**TASK DESCRIPTION:**
Copy all lines below containing "threadIdx".

**SUPPLIED MATERIAL:**
+extern "C" int pmt_losses_backward_total(const PmtLossArgs* args, const PmtLossOutputs* grad_out, const float* grad_total,
+                                         const PmtLossInputGrads* grad_in, void* stream) {
+    return losses_backward(args, grad_out, grad_total, grad_in, stream);
 }
 
 #define REC_THREADS 256
diff --git a/permutect_amd/csrc/pmt_phi.hip b/permutect_amd/csrc/pmt_phi.hip
--- a/permutect_amd/csrc/pmt_phi.hip
+++ b/permutect_amd/csrc/pmt_phi.hip
@@ -81,11 +81,85 @@
     }
 }
 
+__device__ __forceinline__ double dot_rc(const double* __restrict__ A, const double* __restrict__ B, int i, int j, int N) {
+    double a0 = 0.0, a1 = 0.0, a2 = 0.0, a3 = 0.0;
+    const double* ar = A + i * N;
+    const double* bc = B + j;
+    int k = 0;
+    for (; k + 3 < N; k += 4) {
+        a0 += ar[k] * bc[k * N];
+        a1 += ar[k + 1] * bc[(k + 1) * N];
+        a2 += ar[k + 2] * bc[(k + 2) * N];
+        a3 += ar[k + 3] * bc[(k + 3) * N];
+    }
+    for (; k < N; ++k) a0 += ar[k] * bc[k * N];
+    return (a0 + a1) + (a2 + a3);
+}
+
+__device__ const double* expm_pair(double* w, int n, double* red) {
+    const int nn = n * n;
+    double *B = w, *H = w + nn, *E = w + 2 * nn, *Lm = w + 3 * nn;
+    double *Pc = w + 4 * nn, *Qc = w + 5 * nn, *Pn = w + 6 * nn, *Qn = w + 7 * nn;
+    double colsum = 0.0;
+    if (threadIdx.x < n)
+        for (int i = 0; i < n; ++i) colsum += fabs(B[i * n + threadIdx.x]);
+    const double norm1 = block_max(colsum, red);
+    int s = 0;
+    if (norm1 > 0.5) s = (int)ceil(log2(norm1 / 0.5));
+    const double scale = ldexp(1.0, -s);
+    for (int idx = threadIdx.x; idx < nn; idx += PHI_THREADS) {
+        const double b = B[idx] * scale, h = H[idx] * scale;
+        const int i = idx / n, j = idx - i * n;
+        B[idx] = b;
+        H[idx] = h;
+        Pc[idx] = b;
+        Qc[idx] = h;
+        E[idx] = b + (i == j ? 1.0 : 0.0);
+        Lm[idx] = h;
+    }
+    __syncthreads();
+    for (int k = 2; k <= 12; ++k) {
+        const double inv_k = 1.0 / (double)k;
+        for (int idx = threadIdx.x; idx < 2 * nn; idx += PHI_THREADS) {
+            const bool deriv = idx >= nn;
+            const int e = deriv ? idx - nn : idx;
+            const int i = e / n, j = e - i * n;
+            if (!deriv) {
+                const double v = dot_rc(Pc, B, i, j, n) * inv_k;
+                Pn[e] = v;
+                E[e] += v;
+            } else {
+                const double v = (dot_rc(Pc, H, i, j, n) + dot_rc(Qc, B, i, j, n)) * inv_k;
+                Qn[e] = v;
+                Lm[e] += v;
+            }
+        }
+        __syncthreads();
+        double* t = Pc; Pc = Pn; Pn = t;
+        t = Qc; Qc = Qn; Qn = t;
+    }
+    double *En = Pc, *Ln = Qc;
+    for (int q = 0; q < s; ++q) {
+        for (int idx = threadIdx.x; idx < 2 * nn; idx += PHI_THREADS) {
+            const bool deriv = idx >= nn;
+            const int e = deriv ? idx - nn : idx;
+            const int i = e / n, j = e - i * n;
+            if (!deriv) En[e] = dot_rc(E, E, i, j, n);
+            else Ln[e] = dot_rc(E, Lm, i, j, n) + dot_rc(Lm, E, i, j, n);
+        }
+        __syncthreads();
+        double* t = E; E = En; En = t;
+        t = Lm; Lm = Ln; Ln = t;
+    }
+    return Lm;
+}
+
 struct PhiShared {
     double m[4][PHI_MAXN * PHI_MAXN];
     double red[PHI_THREADS];
 };
 static_assert(sizeof(PhiShared) <= 160 * 1024, "LDS budget");
+static_assert(8 * PMT_MAX_ORTHO_DIM * PMT_MAX_ORTHO_DIM <= 4 * PHI_MAXN * PHI_MAXN, "expm_pair's eight n x n matrices live in PhiShared::m");
 
 __global__ __launch_bounds__(PHI_THREADS) void pmt_phi_forward_kernel(PmtPhiProgram prog, const float* __restrict__ theta,
                                                                        float* __restrict__ phi) {
@@ -94,6 +168,11 @@
     const float* x = theta + sg.theta_off;
     float* y = phi + sg.phi_off;
     const int tid = threadIdx.x, n = sg.rows * sg.cols;
+    if (blockIdx.x == 0 && prog.phi_size > 0) {
+        int covered = 0;
+        for (int q = 0; q < prog.n_segs; ++q) covered = max(covered, prog.seg[q].phi_off + prog.seg[q].rows * prog.seg[q].cols);
+        for (int i = covered + tid; i < prog.phi_size; i += PHI_THREADS) phi[i] = 0.f;
+    }
     if (sg.kind == PMT_PHI_EXP) {
         for (int i = tid; i < n; i += PHI_THREADS) y[i] = expf(x[i]);
     } else if (sg.kind == PMT_PHI_BOUNDED) {
@@ -176,6 +255,7 @@
                 gx[r * sg.cols + i] += (float)((double)gy[r * sg.cols + i] - exp((double)y[r * sg.cols + i]) * gsum);
         }
     } else if (sg.kind == PMT_PHI_ORTHOGONAL) {
+#if PMT_PHI_ADJOINT_2N
         const int nn = sg.rows, N = 2 * nn;
         double* S = sh.m[0];
         double* G = sh.m[1];
@@ -208,6 +288,27 @@
             const int i = idx / nn, j = idx - i * nn;
             if (i > j) gx[idx] += (float)(S[i * N + nn + j] - S[j * N + nn + i]);
         }
+#else
+        const int n1 = sg.rows, nn = n1 * n1;
+        double* w = &sh.m[0][0];
+        for (int idx = tid; idx < nn; idx += PHI_THREADS) {
+            const int i = idx / n1, j = idx - i * n1;
+            w[idx] = i > j ? -(double)x[i * n1 + j] : (i < j ? (double)x[j * n1 + i] : 0.0);
+            double acc = 0.0;
+            if (sg.base != nullptr) {
+                for (int k = 0; k < n1; ++k) acc += (double)sg.base[k * sg.base_rs + i * sg.base_cs] * (double)gy[k * n1 + j];
+            } else {
+                acc = (double)gy[idx];
+            }
+            w[nn + idx] = acc;
+        }
+        __syncthreads();
+        const double* GA = expm_pair(w, n1, sh.red);
+        for (int idx = tid; idx < nn; idx += PHI_THREADS) {
+            const int i = idx / n1, j = idx - i * n1;
+            if (i > j) gx[idx] += (float)(GA[i * n1 + j] - GA[j * n1 + i]);
+        }
+#endif
     }
 }
 
diff --git a/permutect_amd/engine/lib.py b/permutect_amd/engine/lib.py
--- a/permutect_amd/engine/lib.py
+++ b/permutect_amd/engine/lib.py
@@ -115,7 +115,7 @@
 
 
 class PmtPhiProgram(C.Structure):
-    _fields_ = [("n_segs", i32), ("reserved", i32), ("seg", PmtPhiSeg * MAX_PHI_SEGS)]
+    _fields_ = [("n_segs", i32), ("phi_size", i32), ("seg", PmtPhiSeg * MAX_PHI_SEGS)]
 
 
 class PmtIntColumn(C.Structure):
@@ -197,7 +197,7 @@
 EXPORTS = ["pmt_abi_version", "pmt_build_id", "pmt_shape_info", "pmt_shape_id", "pmt_limits", "pmt_struct_bytes", "pmt_model_check", "pmt_plan_groups", "pmt_plan_groups_device", "pmt_plan_device_chunks", "pmt_stash_bytes", "pmt_pack_params",
            "pmt_scan_counts", "pmt_forward", "pmt_backward", "pmt_clip_adamw",
            "pmt_dropout_mask", "pmt_rows_stash_bytes", "pmt_rows_forward", "pmt_rows_backward", "pmt_rows_workspace_floats", "pmt_cnn_forward", "pmt_cnn_backward", "pmt_cnn_stash_floats", "pmt_cnn_workspace_floats",
-           "pmt_phi_forward", "pmt_phi_backward", "pmt_build_read_index", "pmt_losses_forward", "pmt_losses_backward",
+           "pmt_phi_forward", "pmt_phi_backward", "pmt_build_read_index", "pmt_losses_forward", "pmt_losses_backward", "pmt_losses_scratch_bytes", "pmt_losses_forward_total", "pmt_losses_backward_total",
            "pmt_downsample_counts", "pmt_downsample_index", "pmt_downsample_fit", "pmt_spectra_fit", "pmt_posterior_forward", "pmt_posterior_step", "pmt_posterior_update", "pmt_record_losses", "pmt_record_evaluation", "pmt_balance_step", "pmt_posterior_rows",
            "pmt_plan_groups_split", "pmt_layered_scratch_floats", "pmt_forward_layered",
            "pmt_layered_backward_scratch_floats", "pmt_backward_layered", "pmt_host_copy", "pmt_pack_order", "pmt_pack_order_batches", "pmt_prepare_chunk", "pmt_host_copy_rows", "pmt_compose_batch", "pmt_compose_batch_planned"]
@@ -282,13 +282,17 @@
     lib.pmt_posterior_rows.argtypes = [vp, i64, i32, i32, vp, vp, i32, vp, i32, vp, i64, vp]
     lib.pmt_losses_forward.argtypes = [P(PmtLossArgs), P(PmtLossOutputs), vp]
     lib.pmt_losses_backward.argtypes = [P(PmtLossArgs), P(PmtLossOutputs), P(PmtLossInputGrads), vp]
+    lib.pmt_losses_scratch_bytes.argtypes = [i32]
+    lib.pmt_losses_scratch_bytes.restype = C.c_size_t
+    lib.pmt_losses_forward_total.argtypes = [P(PmtLossArgs), P(PmtLossOutputs), vp, vp, C.c_size_t, vp]
+    lib.pmt_losses_backward_total.argtypes = [P(PmtLossArgs), P(PmtLossOutputs), vp, P(PmtLossInputGrads), vp]
     lib.pmt_phi_forward.argtypes = [P(PmtPhiProgram), vp, vp, vp]
     lib.pmt_phi_backward.argtypes = [P(PmtPhiProgram), vp, vp, vp, vp, vp]
     for name in EXPORTS:
         fn = getattr(lib, name)
         if name not in ("pmt_abi_version", "pmt_stash_bytes", "pmt_rows_stash_bytes", "pmt_layered_scratch_floats",
                         "pmt_layered_backward_scratch_floats", "pmt_cnn_stash_floats", "pmt_cnn_workspace_floats",
-                        "pmt_rows_workspace_floats"):
+                        "pmt_rows_workspace_floats", "pmt_losses_scratch_bytes"):
             fn.restype = i32
     lib.pmt_struct_bytes.argtypes = [i32]
     if lib.pmt_abi_version() != ABI_VERSION:
diff --git a/permutect_amd/engine/plan.py b/permutect_amd/engine/plan.py
--- a/permutect_amd/engine/plan.py
+++ b/permutect_amd/engine/plan.py
@@ -423,6 +423,7 @@
             segs.append((L.PHI_BOUNDED, original(fc.artifact_emg, "lambda_k"), offs["lambda_k"], 1, k) + bounded(fc.artifact_emg, "lambda_k"))
             assert len(segs) <= L.MAX_PHI_SEGS
             prog.n_segs = len(segs)
+            prog.phi_size = self.desc.phi_size
             for sg, (kind, toff, poff, rows, cols, p0, p1) in zip(prog.seg, segs):
                 sg.kind, sg.theta_off, sg.phi_off, sg.rows, sg.cols, sg.p0, sg.p1 = kind, toff, poff, rows, cols, p0, p1
             self._phi_prog = prog
diff --git a/permutect_amd/engine/runtime.py b/permutect_amd/engine/runtime.py
--- a/permutect_amd/engine/runtime.py
+++ b/permutect_amd/engine/runtime.py
@@ -41,6 +41,8 @@
         self.timers = None
         self.timer_stride, self._timer_calls = 1, {}
         self.grad_hook = None
+        self.step_tail_legacy = os.environ.get("PMT_STEP_TAIL", "") == "legacy"
+        self._loss_scratch = None
 
     def _event_start(self, name: str):
         if self.timers is None:
@@ -117,6 +119,12 @@
                         for w in range(3))
             self._rows_ws = torch.zeros(n, dtype=torch.float32, device=self.device) if n > 0 else False
         return self._rows_ws if self._rows_ws is not False else None
+
+    def loss_scratch(self, b: int) -> Tensor:
+        need = int(self.lib.pmt_losses_scratch_bytes(b))
+        if self._loss_scratch is None or self._loss_scratch.numel() < need:
+            self._loss_scratch = torch.zeros(max(need, 4096), dtype=torch.uint8, device=self.device)
+        return self._loss_scratch
 
     def offsets(self, batch) -> Tuple[Tensor, Tensor]:
         if getattr(batch, "_offsets", None) is None:
@@ -236,7 +244,7 @@
         a.labels, a.label_stride = labels.data_ptr(), labels.stride(0)
         a.alt_counts, a.alt_count_stride = alt_counts.data_ptr(), alt_counts.stride(0)
         a.sources, a.source_stride = _ptr(sources), (0 if sources is None else sources.stride(0))
-        a.weights, a.source_weights = weights.data_ptr(), source_weights.data_ptr()
+        a.weights, a.source_weights = _ptr(weights), _ptr(source_weights)
         return a
 
     @staticmethod
@@ -244,23 +252,34 @@
         alt_shape = alt_raw.shape
         logits_b, logits_bk, alt_raw = logits_b.contiguous(), logits_bk.contiguous(), alt_raw.contiguous().view(-1)
         source_logits = None if source_logits is None else source_logits.contiguous()
-        weights, source_weights = weights.contiguous().float(), source_weights.contiguous().float()
+        weights = None if weights is None else weights.contiguous().float()
+        source_weights = None if source_weights is None else source_weights.contiguous().float()
         assert labels.dtype == torch.int64 and alt_counts.dtype == torch.int64 and (sources is None or sources.dtype == torch.int64)
         b = logits_b.shape[0]
         outs = [torch.empty(b, dtype=torch.float32, device=logits_b.device) for _ in range(5)]
         a = LossesFunction._args(engine, logits_b, logits_bk, alt_raw, source_logits, labels, alt_counts, sources, weights, source_weights)
         o = L.PmtLossOutputs(*[t.data_ptr() for t in outs])
-        L.check(engine.lib.pmt_losses_forward(C.byref(a), C.byref(o), _stream()), "pmt_losses_forward")
+        total = None
+        if engine.step_tail_legacy:
+            L.check(engine.lib.pmt_losses_forward(C.byref(a), C.byref(o), _stream()), "pmt_losses_forward")
+        else:
+            total = torch.empty((), dtype=torch.float32, device=logits_b.device)
+            scratch = engine.loss_scratch(b)
+            L.check(engine.lib.pmt_losses_forward_total(C.byref(a), C.byref(o), total.data_ptr(), scratch.data_ptr(), scratch.numel(), _stream()),
+                    "pmt_losses_forward_total")
         ctx.engine = engine
         ctx.alt_shape = alt_shape
         ctx.set_materialize_grads(False)
         ctx.save_for_backward(logits_b, logits_bk, alt_raw, labels, alt_counts, weights, source_weights,
                               *(() if source_logits is None else (source_logits, sources)))
-        return tuple(outs)
+        return (*outs, total)
 
     @staticmethod
     def backward(ctx, *grads):
         saved = ctx.saved_tensors
+        *grads, g_total = grads
+        if g_total is not None:
+            g_total = g_total.contiguous().float()
         logits_b, logits_bk, alt_raw, labels, alt_counts, weights, source_weights = saved[:7]
         source_logits, sources = (saved[7], saved[8]) if len(saved) > 7 else (None, None)
         grads = [None if g is None else g.contiguous().float() for g in grads]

**EXERCISE ANSWER:**
+    if (threadIdx.x < n)
+        for (int i = 0; i < n; ++i) colsum += fabs(B[i * n + threadIdx.x]);
+    for (int idx = threadIdx.x; idx < nn; idx += PHI_THREADS) {
+        for (int idx = threadIdx.x; idx < 2 * nn; idx += PHI_THREADS) {
+        for (int idx = threadIdx.x; idx < 2 * nn; idx += PHI_THREADS) {
     const int tid = threadIdx.x, n = sg.rows * sg.cols;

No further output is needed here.